*** Exercise materials ***
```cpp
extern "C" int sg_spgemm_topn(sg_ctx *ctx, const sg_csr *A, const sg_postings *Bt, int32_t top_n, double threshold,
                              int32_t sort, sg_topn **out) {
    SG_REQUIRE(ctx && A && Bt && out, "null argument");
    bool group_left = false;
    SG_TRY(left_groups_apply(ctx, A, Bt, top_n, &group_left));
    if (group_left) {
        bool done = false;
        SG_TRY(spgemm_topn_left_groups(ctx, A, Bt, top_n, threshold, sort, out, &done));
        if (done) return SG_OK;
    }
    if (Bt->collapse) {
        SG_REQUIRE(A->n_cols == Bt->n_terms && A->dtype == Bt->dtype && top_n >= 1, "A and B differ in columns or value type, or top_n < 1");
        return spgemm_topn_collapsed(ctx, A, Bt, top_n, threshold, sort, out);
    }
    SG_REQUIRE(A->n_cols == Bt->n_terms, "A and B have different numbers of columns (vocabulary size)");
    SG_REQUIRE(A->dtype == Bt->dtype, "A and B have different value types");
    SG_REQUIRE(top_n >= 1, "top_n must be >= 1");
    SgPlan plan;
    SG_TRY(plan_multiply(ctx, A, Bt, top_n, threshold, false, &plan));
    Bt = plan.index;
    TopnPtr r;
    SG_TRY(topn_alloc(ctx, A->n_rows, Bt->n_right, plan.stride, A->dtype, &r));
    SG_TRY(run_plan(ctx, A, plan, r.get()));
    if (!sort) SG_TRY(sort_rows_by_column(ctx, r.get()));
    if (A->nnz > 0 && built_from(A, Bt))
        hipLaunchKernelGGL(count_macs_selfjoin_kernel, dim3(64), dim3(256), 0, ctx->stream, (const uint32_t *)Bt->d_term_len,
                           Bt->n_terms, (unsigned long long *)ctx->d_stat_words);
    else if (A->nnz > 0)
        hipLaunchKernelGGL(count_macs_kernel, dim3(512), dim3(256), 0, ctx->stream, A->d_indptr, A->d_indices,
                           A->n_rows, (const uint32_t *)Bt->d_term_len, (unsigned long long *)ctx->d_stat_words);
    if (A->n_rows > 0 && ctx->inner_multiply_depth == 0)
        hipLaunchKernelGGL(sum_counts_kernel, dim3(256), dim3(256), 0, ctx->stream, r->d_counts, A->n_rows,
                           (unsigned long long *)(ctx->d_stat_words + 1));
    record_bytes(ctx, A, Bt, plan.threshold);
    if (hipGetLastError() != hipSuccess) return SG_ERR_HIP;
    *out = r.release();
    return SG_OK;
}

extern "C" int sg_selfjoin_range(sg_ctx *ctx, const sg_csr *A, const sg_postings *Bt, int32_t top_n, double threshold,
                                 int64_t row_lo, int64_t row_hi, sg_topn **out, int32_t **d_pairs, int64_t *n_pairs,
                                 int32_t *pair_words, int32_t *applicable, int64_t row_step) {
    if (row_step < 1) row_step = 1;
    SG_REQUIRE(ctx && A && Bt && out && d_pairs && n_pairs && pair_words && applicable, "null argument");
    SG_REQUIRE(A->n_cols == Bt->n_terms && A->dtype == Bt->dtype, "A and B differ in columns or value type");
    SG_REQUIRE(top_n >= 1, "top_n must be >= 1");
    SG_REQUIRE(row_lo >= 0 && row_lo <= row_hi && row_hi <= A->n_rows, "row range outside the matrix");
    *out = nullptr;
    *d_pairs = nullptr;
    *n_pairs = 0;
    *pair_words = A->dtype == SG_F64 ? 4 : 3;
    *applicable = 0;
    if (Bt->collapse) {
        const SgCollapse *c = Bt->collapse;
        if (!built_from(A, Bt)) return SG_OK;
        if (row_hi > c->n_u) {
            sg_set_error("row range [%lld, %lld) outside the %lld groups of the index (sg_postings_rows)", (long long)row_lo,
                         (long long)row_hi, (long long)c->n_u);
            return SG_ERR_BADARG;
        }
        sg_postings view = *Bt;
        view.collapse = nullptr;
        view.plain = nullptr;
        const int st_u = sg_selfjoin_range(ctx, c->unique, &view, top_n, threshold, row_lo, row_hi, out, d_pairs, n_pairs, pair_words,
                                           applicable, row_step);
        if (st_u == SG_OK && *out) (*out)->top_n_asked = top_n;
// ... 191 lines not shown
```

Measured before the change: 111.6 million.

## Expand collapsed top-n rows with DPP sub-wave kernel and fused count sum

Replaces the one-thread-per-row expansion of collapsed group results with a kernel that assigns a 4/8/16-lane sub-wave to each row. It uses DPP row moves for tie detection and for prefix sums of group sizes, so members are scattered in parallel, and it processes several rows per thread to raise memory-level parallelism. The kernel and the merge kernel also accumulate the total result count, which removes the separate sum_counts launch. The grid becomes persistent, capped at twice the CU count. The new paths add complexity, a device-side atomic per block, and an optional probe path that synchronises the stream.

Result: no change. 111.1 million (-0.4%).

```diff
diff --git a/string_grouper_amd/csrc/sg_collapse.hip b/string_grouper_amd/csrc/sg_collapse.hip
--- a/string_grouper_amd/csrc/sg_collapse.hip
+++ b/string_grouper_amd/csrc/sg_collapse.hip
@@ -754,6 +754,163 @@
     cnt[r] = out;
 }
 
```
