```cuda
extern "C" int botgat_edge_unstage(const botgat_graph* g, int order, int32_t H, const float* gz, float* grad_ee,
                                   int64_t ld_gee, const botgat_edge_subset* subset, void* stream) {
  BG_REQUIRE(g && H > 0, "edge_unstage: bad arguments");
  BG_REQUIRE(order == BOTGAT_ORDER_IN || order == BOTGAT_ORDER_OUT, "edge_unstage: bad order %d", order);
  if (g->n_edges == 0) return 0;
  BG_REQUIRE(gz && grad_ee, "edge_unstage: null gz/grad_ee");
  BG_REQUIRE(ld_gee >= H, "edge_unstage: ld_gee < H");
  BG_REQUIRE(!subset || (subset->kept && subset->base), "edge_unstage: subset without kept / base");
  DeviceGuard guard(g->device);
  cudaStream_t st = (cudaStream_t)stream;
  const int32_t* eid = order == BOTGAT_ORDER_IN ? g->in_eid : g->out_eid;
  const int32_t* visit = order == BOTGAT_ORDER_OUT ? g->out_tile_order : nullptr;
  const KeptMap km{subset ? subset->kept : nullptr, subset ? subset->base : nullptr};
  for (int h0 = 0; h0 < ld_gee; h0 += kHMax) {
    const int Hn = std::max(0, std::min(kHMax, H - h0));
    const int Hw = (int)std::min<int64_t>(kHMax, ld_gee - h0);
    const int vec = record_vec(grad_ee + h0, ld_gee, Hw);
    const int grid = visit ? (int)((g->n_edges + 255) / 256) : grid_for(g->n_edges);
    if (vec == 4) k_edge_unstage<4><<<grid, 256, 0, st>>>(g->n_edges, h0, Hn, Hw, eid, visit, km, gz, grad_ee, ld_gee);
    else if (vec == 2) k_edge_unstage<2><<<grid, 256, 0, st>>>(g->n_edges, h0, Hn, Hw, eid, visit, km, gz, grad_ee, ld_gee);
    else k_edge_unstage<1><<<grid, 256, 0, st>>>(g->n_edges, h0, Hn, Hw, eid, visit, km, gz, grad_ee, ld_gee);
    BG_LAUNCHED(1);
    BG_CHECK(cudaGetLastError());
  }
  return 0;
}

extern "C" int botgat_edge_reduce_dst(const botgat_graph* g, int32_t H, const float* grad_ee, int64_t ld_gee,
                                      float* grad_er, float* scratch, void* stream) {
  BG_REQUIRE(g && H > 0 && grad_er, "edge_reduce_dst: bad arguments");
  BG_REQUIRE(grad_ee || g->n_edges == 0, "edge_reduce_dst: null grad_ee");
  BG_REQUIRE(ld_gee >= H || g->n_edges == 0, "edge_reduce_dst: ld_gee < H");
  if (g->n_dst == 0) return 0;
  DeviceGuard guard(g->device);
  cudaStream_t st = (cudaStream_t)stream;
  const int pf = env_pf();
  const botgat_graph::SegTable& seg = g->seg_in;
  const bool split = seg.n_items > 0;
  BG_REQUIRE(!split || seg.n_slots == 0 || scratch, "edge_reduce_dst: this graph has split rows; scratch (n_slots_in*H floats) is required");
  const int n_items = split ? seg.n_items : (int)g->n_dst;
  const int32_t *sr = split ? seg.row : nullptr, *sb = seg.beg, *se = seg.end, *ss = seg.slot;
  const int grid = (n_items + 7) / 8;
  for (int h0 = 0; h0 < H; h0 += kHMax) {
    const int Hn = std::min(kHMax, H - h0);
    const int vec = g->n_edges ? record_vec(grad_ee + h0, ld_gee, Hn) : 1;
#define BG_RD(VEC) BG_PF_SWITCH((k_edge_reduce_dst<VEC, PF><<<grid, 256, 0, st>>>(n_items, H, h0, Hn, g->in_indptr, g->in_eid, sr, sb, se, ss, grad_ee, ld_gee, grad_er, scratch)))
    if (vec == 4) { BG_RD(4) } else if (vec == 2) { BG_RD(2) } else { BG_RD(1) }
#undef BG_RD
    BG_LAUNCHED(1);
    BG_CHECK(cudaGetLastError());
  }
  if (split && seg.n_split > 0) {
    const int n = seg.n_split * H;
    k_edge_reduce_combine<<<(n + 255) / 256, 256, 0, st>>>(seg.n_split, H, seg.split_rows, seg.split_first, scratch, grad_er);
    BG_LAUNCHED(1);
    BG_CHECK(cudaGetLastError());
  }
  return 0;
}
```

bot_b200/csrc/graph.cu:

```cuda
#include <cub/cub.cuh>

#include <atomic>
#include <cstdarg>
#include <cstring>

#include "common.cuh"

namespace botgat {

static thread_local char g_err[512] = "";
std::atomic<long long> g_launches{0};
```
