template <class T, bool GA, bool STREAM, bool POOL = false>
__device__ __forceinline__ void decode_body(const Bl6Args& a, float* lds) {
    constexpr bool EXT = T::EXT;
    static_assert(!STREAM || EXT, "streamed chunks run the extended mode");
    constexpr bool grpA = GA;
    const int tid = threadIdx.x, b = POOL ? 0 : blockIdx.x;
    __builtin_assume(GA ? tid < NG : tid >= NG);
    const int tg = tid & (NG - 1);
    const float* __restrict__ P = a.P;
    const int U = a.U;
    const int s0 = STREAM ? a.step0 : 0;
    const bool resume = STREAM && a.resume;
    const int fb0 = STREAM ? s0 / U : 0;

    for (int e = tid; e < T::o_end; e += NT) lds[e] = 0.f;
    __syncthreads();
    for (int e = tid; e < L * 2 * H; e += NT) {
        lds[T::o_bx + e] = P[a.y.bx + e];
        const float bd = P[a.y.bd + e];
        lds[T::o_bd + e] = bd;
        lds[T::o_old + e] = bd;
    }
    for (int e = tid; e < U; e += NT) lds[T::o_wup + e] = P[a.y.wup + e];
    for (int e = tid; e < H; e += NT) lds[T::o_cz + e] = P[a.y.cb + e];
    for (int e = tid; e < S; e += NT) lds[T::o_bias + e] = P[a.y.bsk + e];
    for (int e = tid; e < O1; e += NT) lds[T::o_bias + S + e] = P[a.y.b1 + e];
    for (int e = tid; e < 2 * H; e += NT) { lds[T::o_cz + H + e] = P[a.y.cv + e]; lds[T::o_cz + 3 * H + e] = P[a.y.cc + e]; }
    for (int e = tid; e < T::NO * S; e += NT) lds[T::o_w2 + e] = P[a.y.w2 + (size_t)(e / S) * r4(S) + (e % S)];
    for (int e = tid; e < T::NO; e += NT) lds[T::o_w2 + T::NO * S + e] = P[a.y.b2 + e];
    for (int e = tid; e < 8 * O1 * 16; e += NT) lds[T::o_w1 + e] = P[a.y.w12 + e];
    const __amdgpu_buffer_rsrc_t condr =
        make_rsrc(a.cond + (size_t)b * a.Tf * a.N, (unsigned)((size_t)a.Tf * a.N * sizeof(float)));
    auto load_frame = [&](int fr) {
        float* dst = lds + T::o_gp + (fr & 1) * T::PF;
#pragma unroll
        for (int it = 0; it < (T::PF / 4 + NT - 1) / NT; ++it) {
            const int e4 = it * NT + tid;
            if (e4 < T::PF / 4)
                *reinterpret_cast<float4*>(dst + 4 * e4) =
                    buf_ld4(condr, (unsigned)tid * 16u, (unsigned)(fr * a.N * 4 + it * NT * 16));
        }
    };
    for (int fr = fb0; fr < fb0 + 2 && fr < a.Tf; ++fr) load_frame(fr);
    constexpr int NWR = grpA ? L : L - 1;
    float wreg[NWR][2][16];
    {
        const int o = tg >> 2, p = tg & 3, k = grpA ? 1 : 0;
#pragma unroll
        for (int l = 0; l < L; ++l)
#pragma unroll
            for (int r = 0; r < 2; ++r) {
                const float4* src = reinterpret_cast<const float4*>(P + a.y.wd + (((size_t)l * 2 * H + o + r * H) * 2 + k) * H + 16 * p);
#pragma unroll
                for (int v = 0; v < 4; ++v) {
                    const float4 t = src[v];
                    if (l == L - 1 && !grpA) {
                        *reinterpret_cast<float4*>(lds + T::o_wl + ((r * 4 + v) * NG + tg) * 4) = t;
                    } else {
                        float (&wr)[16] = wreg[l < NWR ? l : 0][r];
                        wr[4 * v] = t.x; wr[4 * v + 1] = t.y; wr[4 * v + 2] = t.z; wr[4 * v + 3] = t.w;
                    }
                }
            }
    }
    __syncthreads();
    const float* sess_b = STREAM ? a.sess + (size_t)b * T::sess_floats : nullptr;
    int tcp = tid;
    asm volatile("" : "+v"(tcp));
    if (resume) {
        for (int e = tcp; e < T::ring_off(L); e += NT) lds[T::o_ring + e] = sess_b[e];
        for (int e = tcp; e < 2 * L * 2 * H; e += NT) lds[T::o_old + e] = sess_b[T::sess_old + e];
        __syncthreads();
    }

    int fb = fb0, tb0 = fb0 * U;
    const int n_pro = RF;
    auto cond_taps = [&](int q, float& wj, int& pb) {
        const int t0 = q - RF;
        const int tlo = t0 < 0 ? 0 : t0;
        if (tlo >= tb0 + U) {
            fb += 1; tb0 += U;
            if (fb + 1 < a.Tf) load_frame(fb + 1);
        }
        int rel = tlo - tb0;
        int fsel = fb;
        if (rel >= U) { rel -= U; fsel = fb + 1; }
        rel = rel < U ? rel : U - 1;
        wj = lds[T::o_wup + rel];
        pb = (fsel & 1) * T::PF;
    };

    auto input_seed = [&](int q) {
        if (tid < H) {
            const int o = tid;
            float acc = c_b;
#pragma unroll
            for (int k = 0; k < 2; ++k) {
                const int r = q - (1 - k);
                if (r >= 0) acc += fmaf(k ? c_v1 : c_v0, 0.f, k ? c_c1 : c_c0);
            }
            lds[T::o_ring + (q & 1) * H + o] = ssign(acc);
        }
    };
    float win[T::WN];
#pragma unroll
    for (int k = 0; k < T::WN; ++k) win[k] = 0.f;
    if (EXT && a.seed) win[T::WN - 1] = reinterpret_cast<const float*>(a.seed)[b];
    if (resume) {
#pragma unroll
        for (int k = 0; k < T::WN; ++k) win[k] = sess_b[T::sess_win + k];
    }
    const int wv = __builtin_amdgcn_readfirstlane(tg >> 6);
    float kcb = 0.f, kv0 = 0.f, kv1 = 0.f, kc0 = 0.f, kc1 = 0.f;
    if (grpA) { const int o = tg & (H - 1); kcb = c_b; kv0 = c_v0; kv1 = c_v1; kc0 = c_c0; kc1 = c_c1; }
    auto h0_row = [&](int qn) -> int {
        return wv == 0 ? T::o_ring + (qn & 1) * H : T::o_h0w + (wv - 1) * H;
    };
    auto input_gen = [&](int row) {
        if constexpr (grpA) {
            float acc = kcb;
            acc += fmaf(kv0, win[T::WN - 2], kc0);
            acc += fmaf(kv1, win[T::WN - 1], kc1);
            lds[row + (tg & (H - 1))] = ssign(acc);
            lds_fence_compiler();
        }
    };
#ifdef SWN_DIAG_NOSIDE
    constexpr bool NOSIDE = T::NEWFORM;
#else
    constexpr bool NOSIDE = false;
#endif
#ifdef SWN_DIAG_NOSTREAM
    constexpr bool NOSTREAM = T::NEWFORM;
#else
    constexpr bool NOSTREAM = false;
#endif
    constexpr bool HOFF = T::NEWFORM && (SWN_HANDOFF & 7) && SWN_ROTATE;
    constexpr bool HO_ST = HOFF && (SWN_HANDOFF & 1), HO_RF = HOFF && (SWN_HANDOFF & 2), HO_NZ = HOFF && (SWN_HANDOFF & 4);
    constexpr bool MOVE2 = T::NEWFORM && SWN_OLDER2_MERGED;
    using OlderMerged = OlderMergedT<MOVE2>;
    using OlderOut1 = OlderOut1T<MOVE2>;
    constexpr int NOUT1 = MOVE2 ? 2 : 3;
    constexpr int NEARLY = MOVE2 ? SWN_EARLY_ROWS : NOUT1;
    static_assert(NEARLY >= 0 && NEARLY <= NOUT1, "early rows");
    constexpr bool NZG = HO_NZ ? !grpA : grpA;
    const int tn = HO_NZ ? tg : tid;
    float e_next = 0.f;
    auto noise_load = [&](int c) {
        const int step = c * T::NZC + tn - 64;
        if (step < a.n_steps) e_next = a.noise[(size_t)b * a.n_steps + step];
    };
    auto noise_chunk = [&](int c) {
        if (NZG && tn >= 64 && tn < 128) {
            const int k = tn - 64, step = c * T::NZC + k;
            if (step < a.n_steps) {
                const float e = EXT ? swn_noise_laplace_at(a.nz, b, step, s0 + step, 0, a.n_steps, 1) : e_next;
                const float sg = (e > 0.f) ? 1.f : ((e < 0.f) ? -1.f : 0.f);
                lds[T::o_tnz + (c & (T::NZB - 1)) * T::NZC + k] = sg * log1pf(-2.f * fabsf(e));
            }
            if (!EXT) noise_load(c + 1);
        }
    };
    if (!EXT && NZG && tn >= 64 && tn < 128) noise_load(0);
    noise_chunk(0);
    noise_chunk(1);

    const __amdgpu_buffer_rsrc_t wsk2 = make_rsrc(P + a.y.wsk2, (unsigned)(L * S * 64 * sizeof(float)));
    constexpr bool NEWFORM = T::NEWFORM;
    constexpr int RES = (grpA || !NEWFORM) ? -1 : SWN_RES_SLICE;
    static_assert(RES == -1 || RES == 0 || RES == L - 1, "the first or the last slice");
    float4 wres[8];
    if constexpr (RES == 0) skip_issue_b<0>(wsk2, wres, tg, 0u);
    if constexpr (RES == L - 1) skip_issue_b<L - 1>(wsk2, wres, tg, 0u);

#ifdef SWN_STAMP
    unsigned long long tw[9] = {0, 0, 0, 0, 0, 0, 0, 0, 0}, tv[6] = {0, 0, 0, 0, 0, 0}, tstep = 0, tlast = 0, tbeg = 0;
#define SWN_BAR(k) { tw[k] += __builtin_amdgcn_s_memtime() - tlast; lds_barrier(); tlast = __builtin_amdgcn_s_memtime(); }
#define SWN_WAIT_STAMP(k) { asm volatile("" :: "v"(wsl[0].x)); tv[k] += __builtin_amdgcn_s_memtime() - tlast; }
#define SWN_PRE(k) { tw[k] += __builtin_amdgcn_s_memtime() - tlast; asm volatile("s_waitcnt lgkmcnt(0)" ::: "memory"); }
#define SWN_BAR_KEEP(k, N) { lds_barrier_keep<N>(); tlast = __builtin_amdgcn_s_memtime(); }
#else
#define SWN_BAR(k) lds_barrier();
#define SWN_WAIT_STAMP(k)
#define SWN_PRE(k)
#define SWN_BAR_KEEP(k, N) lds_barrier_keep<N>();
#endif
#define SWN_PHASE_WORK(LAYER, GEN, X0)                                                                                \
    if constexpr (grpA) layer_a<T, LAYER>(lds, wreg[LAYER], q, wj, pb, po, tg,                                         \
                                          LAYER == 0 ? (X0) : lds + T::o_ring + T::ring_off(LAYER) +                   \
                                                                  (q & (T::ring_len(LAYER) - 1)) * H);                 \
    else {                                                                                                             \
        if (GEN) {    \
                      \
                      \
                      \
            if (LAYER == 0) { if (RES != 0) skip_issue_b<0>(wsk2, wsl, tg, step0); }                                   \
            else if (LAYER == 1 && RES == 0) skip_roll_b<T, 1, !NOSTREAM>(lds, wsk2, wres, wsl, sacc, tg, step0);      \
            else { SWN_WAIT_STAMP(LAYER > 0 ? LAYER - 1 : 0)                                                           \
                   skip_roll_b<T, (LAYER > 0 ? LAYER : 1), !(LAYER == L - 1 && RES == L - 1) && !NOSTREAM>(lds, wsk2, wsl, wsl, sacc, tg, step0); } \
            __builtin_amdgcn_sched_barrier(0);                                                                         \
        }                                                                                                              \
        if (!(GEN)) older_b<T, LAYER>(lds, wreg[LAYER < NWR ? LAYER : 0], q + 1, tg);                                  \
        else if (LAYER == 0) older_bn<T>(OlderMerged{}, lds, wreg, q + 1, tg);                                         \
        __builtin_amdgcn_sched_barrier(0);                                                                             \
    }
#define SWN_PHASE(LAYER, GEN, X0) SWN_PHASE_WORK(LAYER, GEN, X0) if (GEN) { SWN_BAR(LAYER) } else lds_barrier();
*** End of Exercise materials ***
Transcribe the records above from the line holding "constexpr bool grpA = GA;" down to the line holding "lds[T::o_bx + e] = P[a.y.bx + e];", inclusive, without adding anything.

    constexpr bool grpA = GA;
    const int tid = threadIdx.x, b = POOL ? 0 : blockIdx.x;
    __builtin_assume(GA ? tid < NG : tid >= NG);
    const int tg = tid & (NG - 1);
    const float* __restrict__ P = a.P;
    const int U = a.U;
    const int s0 = STREAM ? a.step0 : 0;
    const bool resume = STREAM && a.resume;
    const int fb0 = STREAM ? s0 / U : 0;

    for (int e = tid; e < T::o_end; e += NT) lds[e] = 0.f;
    __syncthreads();
    for (int e = tid; e < L * 2 * H; e += NT) {
        lds[T::o_bx + e] = P[a.y.bx + e];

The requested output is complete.